- Genre: Reality television
- Presented by: Jamie Campbell
- Country of origin: United Kingdom
- Original language: English
- No. of series: 1
- No. of episodes: 4 (aired)

Production
- Executive producers: Spencer Austin; Harry Harrold; Paul Ross;
- Running time: 30 minutes
- Production companies: Hideous Productions Twofour

Original release
- Network: ITV
- Release: 11 June 2007 – 2007

Related
- Alison Hammond's Big Weekend

= 24 Hours with... =

24 Hours with... is a reality TV show created by UK production company Hideous Productions for ITV that was broadcast in 2007.

==Format==
24 Hours with... is a chat show format, as a celebrity and an interviewer spend an intense 24 hours locked in a room together. Each 30-minute show tells the story of their 24 hours in the hot seat, with a digital clock at the bottom of the screen marking the passing of the day.

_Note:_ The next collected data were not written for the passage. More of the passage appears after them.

## Vectorize MC separable filter with dp2a on packed int16 pairs and even/odd row planes

Result: no change. 1128, median of 6 (-0.9%).

```diff
diff --git a/vvdec_b200/csrc/k2_inter.cu b/vvdec_b200/csrc/k2_inter.cu
--- a/vvdec_b200/csrc/k2_inter.cu
+++ b/vvdec_b200/csrc/k2_inter.cu
@@ -14,6 +14,7 @@
   int refStride[3];
   int W, H, bitDepth, ctuSize, chroma;
   int fastOk;
+  int vecOk;
   const b200_pu* pus; const uint32_t* tiles; const int* meta;
   int32_t* dmvrMv;
   const b200_wp* wp;
@@ -69,13 +70,6 @@
   if (is4x4) return kIfLuma4x4 + frac * 8;
   if (frac == 8 && altHpel) return kIfAltHpel;
   return kIfLuma + frac * 8;
-}
-
-__device__ __forceinline__ void load_taps8(const int8_t* t, int f[8])
-{
-  const int2 w = __ldg(reinterpret_cast<const int2*>(t));
-#pragma unroll
-  for (int k = 0; k < 4; k++) { f[k] = (w.x << (24 - 8 * k)) >> 24; f[4 + k] = (w.y << (24 - 8 * k)) >> 24; }
 }
 
 __device__ __forceinline__ int avg_bi(int p0, int p1, int w1, int hr, int pmax)
@@ -127,34 +121,59 @@
 }
 
 struct TileSmem {
-  int16_t *w[2], *h[2];
-  int16_t *cw[2][2], *chf[2][2];
+  int16_t *w[2];
+  uint32_t *pe[2], *po[2];
+  int16_t *cw[2][2];
+  uint32_t *cpe[2][2], *cpo[2][2];
   int16_t *p[2];
 };
 
 constexpr int HS = 16, CHS = 8;
 constexpr int DMVR_TAIL = 1640;
 
+struct TileLayout { int w[2], pe[2], po[2], cw[2][2], cpe[2][2], cpo[2][2], tail, p, end; };
+__host__ __device__ inline int al8(int n) { return (n + 7) & ~7; }
+__host__ __device__ inline TileLayout mc_layout(int mode, int tw, int th, bool tma)
+{
+  TileLayout L = {};
+  const int nl = mode == 0 ? 1 : 2, cw = tw >> 1, ch = th >> 1;
+  const int win = tma ? TMA_LWIN : al8((tw + 8) * (th + 7)), cwin = tma ? TMA_CWIN : al8((cw + 4) * (ch + 3));
+  const int hf = ((th >> 1) + 4) * HS * 2, chf = ((ch >> 1) + 2) * CHS * 2;
+  int q = 0;
+  for (int l = 0; l < nl; l++) { L.w[l] = q; q += win; }
+  for (int l = 0; l < nl; l++) for (int c = 0; c < 2; c++) { L.cw[l][c] = q; q += cwin; }
+  for (int l = 0; l < nl; l++) { L.pe[l] = q; q += hf; L.po[l] = q; q += hf; }
+  for (int l = 0; l < nl; l++) for (int c = 0; c < 2; c++) { L.cpe[l][c] = q; q += chf; L.cpo[l][c] = q; q += chf; }
+  if (mode == 3) q = max(q, 2 * 441);
+  if (mode >= 2) q = max(q, 8 * tw * th);
+  if (mode == 3) { L.tail = q; q += DMVR_TAIL; }
+  if (mode >= 2) { L.p = q; q += 2 * 324; }
+  L.end = al8(q);
+  return L;
+}
+
 __host__ __device__ inline int mc_smem_elems(int mode, int n, bool tma = false)
 {
-  if (tma) {
-    const int lists = mode == 0 ? 1 : 2;
-    int e = lists * (TMA_LWIN + 23 * HS + 2 * (TMA_CWIN + 11 * CHS));
-    if (mode >= 2) e = max(e, 8 * n) + 2 * 324;
-    return (e + 64 + 64) & ~7;
-  }
-  const int win = n == 256 ? 552 : n == 128 ? 368 : n == 64 ? 276 : 180;
-  const int hf  = (n == 256 ? 23 : n == 128 ? 23 : n == 64 ? 23 : 15) * HS;
-  const int cwin = n == 256 ? 132 : n == 128 ? 88 : n == 64 ? 66 : 42;
-  const int chf = (n == 256 ? 11 : n == 128 ? 11 : n == 64 ? 11 : 7) * CHS;
-  const int lists = mode == 0 ? 1 : 2;
-  int e = lists * (win + hf + 2 * (cwin + chf));
-  if (mode == 3) e = max(e, 2 * 441);
-  if (mode >= 2) e = max(e, 8 * n);
-  if (mode == 3) e += DMVR_TAIL;
-  if (mode >= 2) e += 2 * 324;
-  return (e + 64) & ~7;
-}
+  if (tma) return mc_layout(mode, 16, 16, true).end + 64;
+  int e = 0;
+  for (int tw = 4; tw <= 16; tw <<= 1)
+    if (n / tw >= 4 && n / tw <= 16) e = max(e, mc_layout(mode, tw, n / tw, false).end);
+  return e;
+}
+
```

The shows executive producers are Spencer Austin and Harry Harrold, along with Paul Ross for co-production partners Twofour.

Bobby Brown, Laurence Llewelyn-Bowen, Lee Ryan, David Gest, Stan Collymore, and Steve-O leave their mobile phones and PR advisers at the door for the first series in the UK. The host, Jamie Campbell, can ask them whatever he likes.

==Broadcast==
In a bid to make room for poorly rating Tuesday night show Tycoon in its new Monday 10pm slot (from Monday 9 July), 24 Hours with... was removed from its slot before all of its episodes had aired.

In April 2024, rival broadcaster BBC announced that they had commissioned a six-episode half-hour series with a similar premise, Alison Hammond's Big Weekend, in which the host spent 48 hours with a celebrity, and that they intended to broadcast it in 2025.